Fiyakalıydık, inkârdan gelme,
Hasetten tıkaçları atardı, sirke şişesi kılıklı pencere kaknemlerinin,
Sokaklarında arz-ı endam edince biz.
Ezgili bir yürekle yanımda taşırdım seni,
Zaman, içimizde bestelerdi, bahtiyar sevgililerin düğün şarkılarını,
Ki, müzik fışkırırdı teninin rayihasından.

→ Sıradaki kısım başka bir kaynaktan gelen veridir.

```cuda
extern "C" int b200k_gemm(const void* A, const void* B, void* C, int64_t M, int64_t N, int64_t K, int b_is_nk, int dtype,
                          int variant, void* stream) {
  switch (dtype) {
    case B200K_F16: return b200k::gemm_dispatch<0>("b200k_gemm(f16)", A, B, C, M, N, K, b_is_nk, variant, stream);
    case B200K_BF16: return b200k::gemm_dispatch<1>("b200k_gemm(bf16)", A, B, C, M, N, K, b_is_nk, variant, stream);
    case B200K_F32: return b200k::gemm_dispatch<2>("b200k_gemm(tf32)", A, B, C, M, N, K, b_is_nk, variant, stream);
    default: return b200k::set_error(B200K_EDTYPE, "b200k_gemm: dtype %d not supported (f16, bf16, f32-as-tf32)", dtype);
  }
}
```

### cuda-learn-notes_b200/csrc/ptx.cuh

```cuda
#pragma once
#include <cstdint>
#include <cuda.h>
#include <cuda_bf16.h>
#include <cuda_fp16.h>
#include <cuda_runtime.h>

namespace b200k {

#ifndef B200K_SPIN_LIMIT_CYCLES
#define B200K_SPIN_LIMIT_CYCLES (10LL * 1000 * 1000 * 1000)
#endif

__device__ __forceinline__ uint32_t smem_u32(const void* p) {
  return static_cast<uint32_t>(__cvta_generic_to_shared(p));
}
__device__ __forceinline__ void named_bar_sync(uint32_t id, uint32_t nthreads) {
  asm volatile("bar.sync %0, %1;" ::"r"(id), "r"(nthreads) : "memory");
}

__device__ __forceinline__ void mbar_init(uint32_t bar, uint32_t count) {
  asm volatile("mbarrier.init.shared::cta.b64 [%0], %1;" ::"r"(bar), "r"(count) : "memory");
}
__device__ __forceinline__ void fence_mbar_init() {
  asm volatile("fence.mbarrier_init.release.cluster;" ::: "memory");
}
__device__ __forceinline__ void fence_proxy_async_smem() {
  asm volatile("fence.proxy.async.shared::cta;" ::: "memory");
}
__device__ __forceinline__ void mbar_arrive(uint32_t bar) {
  asm volatile("mbarrier.arrive.shared::cta.b64 _, [%0];" ::"r"(bar) : "memory");
}
__device__ __forceinline__ void mbar_arrive_expect_tx(uint32_t bar, uint32_t bytes) {
  asm volatile("mbarrier.arrive.expect_tx.shared::cta.b64 _, [%0], %1;" ::"r"(bar), "r"(bytes) : "memory");
}
__device__ __forceinline__ uint32_t mbar_try_wait(uint32_t bar, uint32_t parity) {
  uint32_t ok;
  asm volatile(
      "{\n\t"
      ".reg .pred P1;\n\t"
      "mbarrier.try_wait.parity.shared::cta.b64 P1, [%1], %2;\n\t"
      "selp.u32 %0, 1, 0, P1;\n\t"
      "}"
      : "=r"(ok)
      : "r"(bar), "r"(parity)
      : "memory");
  return ok;
}
static __device__ __noinline__ void mbar_timeout_trap(uint32_t bar, uint32_t parity) {
  printf("[b200k] mbarrier wait timed out: block (%d,%d) thread %d bar 0x%x parity %u\n", blockIdx.x, blockIdx.y,
         threadIdx.x, bar, parity);
  __trap();
}
__device__ __forceinline__ void mbar_wait(uint32_t bar, uint32_t parity) {
  if (mbar_try_wait(bar, parity)) return;
  long long t0 = clock64();
  while (!mbar_try_wait(bar, parity)) {
    if (clock64() - t0 > B200K_SPIN_LIMIT_CYCLES) mbar_timeout_trap(bar, parity);
  }
}
__device__ __forceinline__ void mbar_wait_nocall(uint32_t bar, uint32_t parity) {
  if (mbar_try_wait(bar, parity)) return;
  long long t0 = clock64();
  while (!mbar_try_wait(bar, parity)) {
    if (clock64() - t0 > B200K_SPIN_LIMIT_CYCLES) asm volatile("trap;");
  }
}

__device__ __forceinline__ void tma_prefetch_desc(const CUtensorMap* m) {
  asm volatile("prefetch.tensormap [%0];" ::"l"(reinterpret_cast<uint64_t>(m)) : "memory");
}
constexpr uint64_t kPolicyEvictNormal = 0x1000000000000000ull;
constexpr uint64_t kPolicyEvictFirst = 0x12F0000000000000ull;

__device__ __forceinline__ void tma_load_2d(uint32_t dst_smem, const CUtensorMap* m, uint32_t bar, int32_t c0,
                                            int32_t c1, uint64_t policy) {
  asm volatile(
      "cp.async.bulk.tensor.2d.shared::cluster.global.mbarrier::complete_tx::bytes.L2::cache_hint"
      " [%0], [%1, {%3, %4}], [%2], %5;" ::"r"(dst_smem),
      "l"(reinterpret_cast<uint64_t>(m)), "r"(bar), "r"(c0), "r"(c1), "l"(policy)
      : "memory");
}
__device__ __forceinline__ void tma_load_3d(uint32_t dst_smem, const CUtensorMap* m, uint32_t bar, int32_t c0,
                                            int32_t c1, int32_t c2, uint64_t policy) {
  asm volatile(
      "cp.async.bulk.tensor.3d.shared::cluster.global.mbarrier::complete_tx::bytes.L2::cache_hint"
      " [%0], [%1, {%3, %4, %5}], [%2], %6;" ::"r"(dst_smem),
      "l"(reinterpret_cast<uint64_t>(m)), "r"(bar), "r"(c0), "r"(c1), "r"(c2), "l"(policy)
      : "memory");
}
__device__ __forceinline__ void tma_store_2d(const CUtensorMap* m, uint32_t src_smem, int32_t c0, int32_t c1) {
  asm volatile("cp.async.bulk.tensor.2d.global.shared::cta.bulk_group [%0, {%2, %3}], [%1];" ::"l"(
                   reinterpret_cast<uint64_t>(m)),
               "r"(src_smem), "r"(c0), "r"(c1)
               : "memory");
}
__device__ __forceinline__ void tma_store_commit() { asm volatile("cp.async.bulk.commit_group;" ::: "memory"); }
template <int N>
__device__ __forceinline__ void tma_store_wait_read() {
  asm volatile("cp.async.bulk.wait_group.read %0;" ::"n"(N) : "memory");
}
template <int N>
__device__ __forceinline__ void tma_store_wait_all() {
  asm volatile("cp.async.bulk.wait_group %0;" ::"n"(N) : "memory");
}
__device__ __forceinline__ void stmatrix_x4(uint32_t addr, uint32_t r0, uint32_t r1, uint32_t r2, uint32_t r3) {
  asm volatile("stmatrix.sync.aligned.m8n8.x4.shared.b16 [%0], {%1, %2, %3, %4};" ::"r"(addr), "r"(r0), "r"(r1), "r"(r2),
               "r"(r3)
               : "memory");
}
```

Cürme tahrikten ömür boyu yesek yeriydi,
Hakir görmek saikiyle, sair ölümlüleri.
Audrey Hepburn, Tiffany'de Kahvaltı'da neyse,
Mahallede tıpkısının aynısıydın,
Türkan Şoray bile, üçlü reverans eşliğinde,
Buyur ederdi, sultanlık makamını,
Ki, zarafet fışkırırdı gözlerinin şehlasından.
Fena fiyakalıydık be,
Öyle de kalabilirdi,
Gözleri fener ışığının yalancı cennetine kapılmış
Birer yabantavşanıydık oysa şimdi,
Ki, nedamet fışkırsa sinemizin sol yanından,
Yeriydi...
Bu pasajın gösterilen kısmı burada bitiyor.